Hira has gone a step further and supports the communities behind the products. Every month they sponsor a grass-roots organisation by donating 100 per cent of the proceeds from capsule collections. She recently raised HK$12,000 for Syrian refugees in Lebanon by selling intricately embroidered shawls made by Lebanese housewives.

A.C.F. Clothing

acfclothing.com

Australian designer Alexandra Foster worked with several fashion companies Down Under before moving to Hong Kong last year to launch her brand, A.C.F.

It’s all about transparency – we want to be a company people can look at and know where the product is from
Alexandra Foster

“It was important for me to create a caring, ethical and sustainable company. Fashion brands today need to step up and examine how they build their business. The final product is important, but how it is produced is becoming even more significant,” she says.

A.C.F is a contemporary streetwear brand with an ethical ethos. Targeting millennials, it features unisex silhouettes with an emphasis on functionality. The styles may be minimalist but items are reversible and/or multi-purpose, and given a high-fashion twist thanks to a bright colour palette.
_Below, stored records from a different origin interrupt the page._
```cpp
pybind11::object srcDtypeObject(const tdx::InitPlan& plan) {
  if (!plan.src_dtype.has_value()) {
    return pybind11::none();
  }
// ... 25 lines not shown

  m.def("enter_fake_mode", &enterFakeModeBinding, pybind11::arg("fake_cuda"),
        "Enter fake-tensor mode on this thread (nestable). With fake_cuda, "
        "fake \"cuda\" tensors can be built without a GPU runtime.");
  m.def("leave_fake_mode", &leaveFakeModeBinding,
        "Leave the innermost fake mode.");

  m.def("is_fake", [](const at::Tensor& t) { return tdx::isFake(t); },
        "Whether the tensor is a storage-less fake tensor.");

  m.def("meta_like", [](const at::Tensor& t) { return tdx::metaLike(t); },
        "Detached meta tensor with the fake tensor's metadata; raises "
        "ValueError for non-fake inputs.");

  m.def("enter_deferred_init", &tdx::enterDeferredInit,
        "Enter deferred-init recording on this thread (nestable).");
  m.def("leave_deferred_init", &tdx::leaveDeferredInit,
        "Leave the innermost deferred-init context.");

  m.def("can_materialize",
        [](const at::Tensor& t) { return tdx::canMaterialize(t); },
        "Whether the tensor is fake AND carries a replayable tape record.");

  m.def("set_native_init", &tdx::setNativeInitEnabled,
        pybind11::arg("enabled"));
  m.def("native_init_enabled", &tdx::nativeInitEnabled);
  m.def("set_native_init_cpu", &tdx::setNativeInitCpuEnabled,
        pybind11::arg("enabled"));
  m.def("native_init_cpu_enabled", &tdx::nativeInitCpuEnabled);

  m.def("record_info", [](const at::Tensor& t) -> pybind11::object {
    auto info = tdx::recordInfo(t);
    if (!info.has_value()) {
      return pybind11::none();
    }
    pybind11::dict d;
    d["op_nr"] = info->op_nr;
    d["output_index"] = info->output_index;
    d["materialized"] = info->materialized;
    d["op_name"] = info->op_name;
    d["pending_ops"] = info->pending_ops;
    return d;
  });

  m.def("materialize_tensor", [](const at::Tensor& t) {
    at::Tensor out;
    {
      pybind11::gil_scoped_release release;
      out = tdx::materializeTensor(t);
    }
    return out;
  }, "Replays the tensor's tape segment (GIL released); identity for real "
     "tensors, stable object across repeated calls and aliases.");

  m.def("tensor_init_plan", [](const at::Tensor& t) -> pybind11::object {
    auto plan = tdx::tensorInitPlan(t);
    if (!plan.has_value()) {
      return pybind11::none();
    }
    static const char* kKinds[] = {"factory", "uniform", "normal",
                                   "bernoulli", "fill", "zero"};
    pybind11::dict d;
    d["kind"] = kKinds[static_cast<int>(plan->kind)];
    d["p0"] = plan->p0;
    d["p1"] = plan->p1;
    d["seed"] = static_cast<int64_t>(plan->seed);
    d["offset"] = static_cast<int64_t>(plan->offset);
    d["sizes"] = plan->sizes;
    d["dtype"] = pybind11::cast(plan->dtype);
    d["src_dtype"] = srcDtypeObject(*plan);
    d["device"] = pybind11::cast(plan->device);
    d["requires_grad"] = plan->requires_grad;
    return d;
  }, "Reduced replay plan of a simple init chain (the final whole-tensor "
     "value step), or None when the tape is not that simple. \"dtype\" is "
     "the final dtype; \"src_dtype\" is the dtype an RNG step was recorded "
     "at when a conversion follows it, else None. Feeds the "
     "batched replay planner (materialize_module_batched).");

  m.def("set_fused_init_chains", &tdx::setFusedInitChains,
        pybind11::arg("enabled"));
  m.def("fused_init_chains_enabled", &tdx::fusedInitChainsEnabled);
  m.def("reset_fused_init_chains", &tdx::resetFusedInitChains,
        "Back to the start-up state: TDX_FUSED_INIT_CHAINS if set, else on "
        "by default (not explicitly).");
  m.def("fused_init_chains_explicit", &tdx::fusedInitChainsExplicit,
        "True once fusion was switched on explicitly; only then does what "
        "is not bitwise equal to ATen's kernels fuse: erfinv_ on float32 "
        "(and float16 mul_ on tensors of 2^31 elements or more).");

  m.def("tensor_chain_plan", [](const at::Tensor& t) -> pybind11::object {
    auto plan = tdx::tensorChainPlan(t);
    if (!plan.has_value()) {
      return pybind11::none();
    }
    static const char* kKinds[] = {"factory", "uniform", "normal",
                                   "bernoulli", "fill", "zero"};
    pybind11::dict d;
    d["kind"] = kKinds[static_cast<int>(plan->kind)];
    d["p0"] = plan->p0;
    d["p1"] = plan->p1;
    d["seed"] = static_cast<int64_t>(plan->seed);
    d["offset"] = static_cast<int64_t>(plan->offset);
    d["sizes"] = plan->sizes;
    d["dtype"] = pybind11::cast(plan->dtype);
    d["src_dtype"] = srcDtypeObject(*plan);
// ... 92 lines not shown
```

### torchdistx_amd/csrc/core/native_redirect.cc

```cpp
#include "native_redirect.h"

#include <atomic>
#include <cstdlib>
#include <cstring>

namespace tdx {
namespace {

std::atomic<bool> native_init_enabled{true};
std::atomic<bool> native_init_cpu_enabled{false};

int fusedInitChainsDefault() {
  const char* v = std::getenv("TDX_FUSED_INIT_CHAINS");
  if (v == nullptr) {
    return 1;
  }
  return std::strcmp(v, "0") == 0 ? 0 : 2;
}

std::atomic<int> fused_init_chains_mode{fusedInitChainsDefault()};

struct Redirect {
  const char* aten_name;
  const char* aten_overload;
  const char* tdx_name;
  bool needs_float_dtype;
};

constexpr Redirect kRedirects[] = {
    {"aten::uniform_", "", "uniform_", true},
    {"aten::normal_", "", "normal_", true},
    {"aten::bernoulli_", "float", "bernoulli_", true},
    {"aten::fill_", "Scalar", "fill_", true},
    {"aten::zero_", "", "zero_", false},
    {"aten::copy_", "", "copy_", true},
};

bool requireNative() {
  static const bool required = std::getenv("TDX_REQUIRE_NATIVE_INIT") != nullptr;
  return required;
}

}

void setNativeInitEnabled(bool enabled) noexcept {
  native_init_enabled.store(enabled, std::memory_order_relaxed);
}

bool nativeInitEnabled() noexcept {
  return native_init_enabled.load(std::memory_order_relaxed);
}

void setNativeInitCpuEnabled(bool enabled) noexcept {
  native_init_cpu_enabled.store(enabled, std::memory_order_relaxed);
}

bool nativeInitCpuEnabled() noexcept {
  return native_init_cpu_enabled.load(std::memory_order_relaxed);
}

void setFusedInitChains(bool enabled) noexcept {
  fused_init_chains_mode.store(enabled ? 2 : 0, std::memory_order_relaxed);
}

void resetFusedInitChains() noexcept {
  fused_init_chains_mode.store(fusedInitChainsDefault(),
                               std::memory_order_relaxed);
}

bool fusedInitChainsEnabled() noexcept {
  return fused_init_chains_mode.load(std::memory_order_relaxed) != 0;
}

bool fusedInitChainsExplicit() noexcept {
  return fused_init_chains_mode.load(std::memory_order_relaxed) == 2;
}

bool tryNativeInitRedirect(
    const c10::OperatorHandle& op,
    torch::jit::Stack& stack,
    const std::optional<std::pair<uint64_t, uint64_t>>& philox) {
  if (!nativeInitEnabled()) {
    return false;
  }
  const auto& name = op.schema().operator_name();
  const Redirect* redirect = nullptr;
  for (const Redirect& r : kRedirects) {
    if (name.name == r.aten_name && name.overload_name == r.aten_overload) {
      redirect = &r;
      break;
    }
  }
  if (redirect == nullptr) {
    return false;
  }

  if (stack.empty() || !stack.front().isTensor()) {
    return false;
  }
  const at::Tensor& self = stack.front().toTensor();
  if (!self.defined() || !self.is_contiguous()) {
    return false;
  }
  if (!self.is_cuda() && !(self.is_cpu() && nativeInitCpuEnabled())) {
    return false;
  }
  if (redirect->needs_float_dtype) {
    auto st = self.scalar_type();
    if (st != at::kFloat && st != at::kBFloat16 && st != at::kHalf) {
      return false;
    }
  }
  if (std::strcmp(redirect->tdx_name, "copy_") == 0) {
    if (stack.size() < 2 || !stack[1].isTensor()) {
      return false;
    }
    const at::Tensor& src = stack[1].toTensor();
    auto sst = src.scalar_type();
    if (!src.defined() || src.device() != self.device() ||
        !src.is_contiguous() || !src.sizes().equals(self.sizes()) ||
        (sst != at::kFloat && sst != at::kBFloat16 && sst != at::kHalf)) {
      return false;
    }
  }

  auto target = c10::Dispatcher::singleton().findOp(
      {std::string("tdx::") + redirect->tdx_name, ""});
  if (!target.has_value()) {
    TORCH_CHECK(!requireNative(),
                "TDX_REQUIRE_NATIVE_INIT is set but the torchdistx_amd._K "
                "kernel extension is not loaded; refusing to fall back to "
                "stock ATen kernels for `",
                name, "`.");
    return false;
  }
  const bool is_rng = std::strcmp(redirect->tdx_name, "uniform_") == 0 ||
                      std::strcmp(redirect->tdx_name, "normal_") == 0 ||
                      std::strcmp(redirect->tdx_name, "bernoulli_") == 0;
  if (is_rng) {
    for (const c10::IValue& v : stack) {
      if (v.isGenerator()) {
        return false;
      }
    }
    if (philox.has_value()) {
      stack.emplace_back(static_cast<int64_t>(philox->first));
      stack.emplace_back(static_cast<int64_t>(philox->second));
    } else {
      stack.emplace_back();
      stack.emplace_back();
    }
  }
  target->callBoxed(&stack);
  return true;
}

}
```

### torchdistx_amd/csrc/core/stack_utils.h

```cpp

#pragma once

#include <functional>

#include <ATen/core/ivalue.h>
#include <ATen/core/stack.h>

namespace tdx {

using TensorVisitor = std::function<void(const at::Tensor&)>;

void visitTensors(const torch::jit::Stack& stack,
                  size_t begin,
                  size_t end,
                  const TensorVisitor& visitor);

using TensorMapFn = std::function<at::Tensor(const at::Tensor&)>;

void mapTensors(torch::jit::Stack& stack,
                size_t begin,
                size_t end,
                const TensorMapFn& fn);

std::vector<c10::IValue> copyStackRegion(const torch::jit::Stack& stack,
                                         size_t begin,
                                         size_t end);

}
```

### torchdistx_amd/deferred_init.py

```python

from typing import Callable, Dict, Optional, TypeVar, Union


from torch import Tensor
from torch.nn import Module, Parameter
from torch.utils.weak import WeakTensorKeyDictionary

from torchdistx_amd import fake
from torchdistx_amd import _C
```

The sustainable part actually comes from the fabrics, which are sourced from suppliers who collect dead stock thrown out by large manufacturers and fashion companies. The collections do not feature any animal products such as fur or suede, and are vegan-friendly. Although the fabrics aren’t organic, Foster is looking to explore this option in the future.

The website features plenty of content that engages with the customer, including more information about the fabrics and philanthropic endeavours spearheaded by the brand.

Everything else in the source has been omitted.